- [Task statement]
Say, as a bare number, how many lines of the listing contain "fail".

- [Provided information]
@@ -296,15 +337,29 @@
     long blocks = (most + 255) / 256;
     if (blocks > 2L * kNumCU) blocks = 2L * kNumCU;
     hipLaunchKernelGGL(adam_tf_multi_kernel, dim3((unsigned)blocks, cnt), dim3(256), 0, s, params, m, v, sg, lr, beta1, beta2, eps,
-                       reinterpret_cast<const long long*>(step_counter));
+                       reinterpret_cast<const long long*>(step_counter), ticked ? 1 : 0);
     if (int rc = check_launch("adam_tf_multi_kernel")) return rc;
   }
+  if (ticked) return 0;
   hipLaunchKernelGGL(adam_tick_kernel, dim3(1), dim3(1), 0, s, reinterpret_cast<long long*>(step_counter));
   return check_launch("adam_tick_kernel");
 }
 
-extern "C" int kgcn_adam_tf_f32(float* params, const float* grads, float* m, float* v, int64_t n, float lr, float beta1,
-                                float beta2, float eps, int64_t* step_counter, void* stream) {
+extern "C" int kgcn_adam_tf_multi_f32(float* params, float* m, float* v, int64_t n, const kgcn_adam_segment* segments,
+                                      int32_t num_segments, float lr, float beta1, float beta2, float eps, int64_t* step_counter,
+                                      void* stream) {
+  return adam_tf_multi(params, m, v, n, segments, num_segments, lr, beta1, beta2, eps, step_counter, false, stream);
+}
+
+extern "C" int kgcn_adam_tf_multi_ticked_f32(float* params, float* m, float* v, int64_t n, const kgcn_adam_segment* segments,
+                                             int32_t num_segments, float lr, float beta1, float beta2, float eps,
+                                             const int64_t* step_counter, void* stream) {
+  return adam_tf_multi(params, m, v, n, segments, num_segments, lr, beta1, beta2, eps, const_cast<int64_t*>(step_counter), true,
+                       stream);
+}
+
+static int adam_tf(float* params, const float* grads, float* m, float* v, int64_t n, float lr, float beta1, float beta2,
+                   float eps, int64_t* step_counter, bool ticked, void* stream) {
   if (n < 0) return fail("kgcn_adam_tf_f32: n < 0");
   if (!step_counter) return fail("kgcn_adam_tf_f32: step_counter is NULL");
   hipStream_t s = as_stream(stream);
@@ -317,12 +372,23 @@
     const long long* ctr = reinterpret_cast<const long long*>(step_counter);
     if (vec)
       hipLaunchKernelGGL(adam_tf_kernel<true>, dim3((unsigned)blocks), dim3(256), 0, s, params, grads, m, v, (long)n, lr,
-                         beta1, beta2, eps, ctr);
+                         beta1, beta2, eps, ctr, ticked ? 1 : 0);
     else
       hipLaunchKernelGGL(adam_tf_kernel<false>, dim3((unsigned)blocks), dim3(256), 0, s, params, grads, m, v, (long)n, lr,
-                         beta1, beta2, eps, ctr);
+                         beta1, beta2, eps, ctr, ticked ? 1 : 0);
     if (int rc = check_launch("adam_tf_kernel")) return rc;
   }
+  if (ticked) return 0;
   hipLaunchKernelGGL(adam_tick_kernel, dim3(1), dim3(1), 0, s, reinterpret_cast<long long*>(step_counter));
   return check_launch("adam_tick_kernel");
 }
+
+extern "C" int kgcn_adam_tf_f32(float* params, const float* grads, float* m, float* v, int64_t n, float lr, float beta1,
+                                float beta2, float eps, int64_t* step_counter, void* stream) {
+  return adam_tf(params, grads, m, v, n, lr, beta1, beta2, eps, step_counter, false, stream);
+}
+
+extern "C" int kgcn_adam_tf_ticked_f32(float* params, const float* grads, float* m, float* v, int64_t n, float lr, float beta1,
+                                       float beta2, float eps, const int64_t* step_counter, void* stream) {
+  return adam_tf(params, grads, m, v, n, lr, beta1, beta2, eps, const_cast<int64_t*>(step_counter), true, stream);
+}
diff --git a/kgcn_amd/ops.py b/kgcn_amd/ops.py
--- a/kgcn_amd/ops.py
+++ b/kgcn_amd/ops.py
@@ -28,22 +28,26 @@
 
 class deferred_reductions:
 
-    def __init__(self, root=None):
-        self.root = root
+    def __init__(self, root=None, unit_seed=False, tick=None):
+        self.root, self.unit_seed, self.tick = root, bool(unit_seed), tick
 
     def __enter__(self):
+        global _unit_seed_node
         _no_defer_params.clear()
         if self.root is not None:
             _no_defer_params.update(_readers_inside_backward(self.root))
+        _unit_seed_node = self.root.grad_fn if self.unit_seed and torch.is_tensor(self.root) else None
         self.prev = lib.kgcn_reduce_defer(1)
         return self
 
     def __exit__(self, *exc):
+        global _unit_seed_node
         try:
-            flush_reductions()
+            flush_reductions(tick=self.tick if exc[0] is None else None)
         finally:
             lib.kgcn_reduce_defer(self.prev)
             _no_defer_params.clear()
+            _unit_seed_node = None
         return False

- [Result below]
2